What you have to do>
Return every entry in full, with no alterations.

=== Begin Enclosure ===

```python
class HipModel:

    def __init__(self, hp: gf.HParams, arena_ptr: int = 0, already_filled: bool = False, keepalive=None):
        self.hp = hp
        self.handle = C.c_void_p()
        self._keepalive = keepalive
        check(lib().wh_model_create(C.byref(_hp_c(hp)), C.c_void_p(arena_ptr) if arena_ptr else None, int(already_filled),
                                    C.byref(self.handle)))

    @classmethod
    def from_ggml(cls, model: gf.GgmlModel, arena_ptr: int = 0, keepalive=None) -> "HipModel":
        m = cls(model.hparams, arena_ptr, False, keepalive)
        L = lib()
        filt = np.ascontiguousarray(model.filters, np.float32)
        check(L.wh_model_set_filters(m.handle, filt.shape[0], filt.shape[1], filt.ctypes.data_as(C.c_void_p)))
        for name, a in model.tensors.items():
            if isinstance(a, gf.QTensor):
                blocks = np.ascontiguousarray(a.blocks, np.uint8)
                ne = (C.c_int32 * len(a.shape))(*reversed(a.shape))
                check(L.wh_model_set_tensor(m.handle, name.encode(), len(a.shape), ne, gf.GGML_TYPES[a.qtype], blocks.ctypes.data_as(C.c_void_p)))
                continue
            a = np.ascontiguousarray(a)
            ne = (C.c_int32 * a.ndim)(*reversed(a.shape))
            check(L.wh_model_set_tensor(m.handle, name.encode(), a.ndim, ne, int(a.dtype == np.float16), a.ctypes.data_as(C.c_void_p)))
        check(L.wh_model_finalize(m.handle))
        return m

    @classmethod
    def from_file(cls, path: str) -> "HipModel":
        return cls.from_ggml(gf.read_model(path))

    def lang_count(self) -> int:
        n = lib().wh_model_lang_count(self.handle)
        if n < 0:
            check(n)
        return n

    def set_alignment_heads(self, pairs):
        a = np.ascontiguousarray(pairs, np.int32).reshape(-1, 2)
        check(lib().wh_model_set_alignment_heads(self.handle, a.ctypes.data_as(C.c_void_p) if len(a) else None, len(a)))

    def arena(self):
        p = C.c_void_p()
        n = C.c_int64()
        check(lib().wh_model_arena(self.handle, C.byref(p), C.byref(n)))
        return p.value, n.value

    def close(self):
# ... 327 lines not shown
```

### whisper_amd/csrc/attn_enc.hip

```cpp
#include "kernels.h"
#include <type_traits>
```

=== End Enclosure ===

Response area>
```python
class HipModel:

    def __init__(self, hp: gf.HParams, arena_ptr: int = 0, already_filled: bool = False, keepalive=None):
        self.hp = hp
        self.handle = C.c_void_p()
        self._keepalive = keepalive
        check(lib().wh_model_create(C.byref(_hp_c(hp)), C.c_void_p(arena_ptr) if arena_ptr else None, int(already_filled),
                                    C.byref(self.handle)))

    @classmethod
    def from_ggml(cls, model: gf.GgmlModel, arena_ptr: int = 0, keepalive=None) -> "HipModel":
        m = cls(model.hparams, arena_ptr, False, keepalive)
        L = lib()
        filt = np.ascontiguousarray(model.filters, np.float32)
        check(L.wh_model_set_filters(m.handle, filt.shape[0], filt.shape[1], filt.ctypes.data_as(C.c_void_p)))
        for name, a in model.tensors.items():
            if isinstance(a, gf.QTensor):
                blocks = np.ascontiguousarray(a.blocks, np.uint8)
                ne = (C.c_int32 * len(a.shape))(*reversed(a.shape))
                check(L.wh_model_set_tensor(m.handle, name.encode(), len(a.shape), ne, gf.GGML_TYPES[a.qtype], blocks.ctypes.data_as(C.c_void_p)))
                continue
            a = np.ascontiguousarray(a)
            ne = (C.c_int32 * a.ndim)(*reversed(a.shape))
            check(L.wh_model_set_tensor(m.handle, name.encode(), a.ndim, ne, int(a.dtype == np.float16), a.ctypes.data_as(C.c_void_p)))
        check(L.wh_model_finalize(m.handle))
        return m

    @classmethod
    def from_file(cls, path: str) -> "HipModel":
        return cls.from_ggml(gf.read_model(path))

    def lang_count(self) -> int:
        n = lib().wh_model_lang_count(self.handle)
        if n < 0:
            check(n)
        return n

    def set_alignment_heads(self, pairs):
        a = np.ascontiguousarray(pairs, np.int32).reshape(-1, 2)
        check(lib().wh_model_set_alignment_heads(self.handle, a.ctypes.data_as(C.c_void_p) if len(a) else None, len(a)))

    def arena(self):
        p = C.c_void_p()
        n = C.c_int64()
        check(lib().wh_model_arena(self.handle, C.byref(p), C.byref(n)))
        return p.value, n.value

    def close(self):
# ... 327 lines not shown
```

### whisper_amd/csrc/attn_enc.hip

```cpp
#include "kernels.h"
#include <type_traits>
```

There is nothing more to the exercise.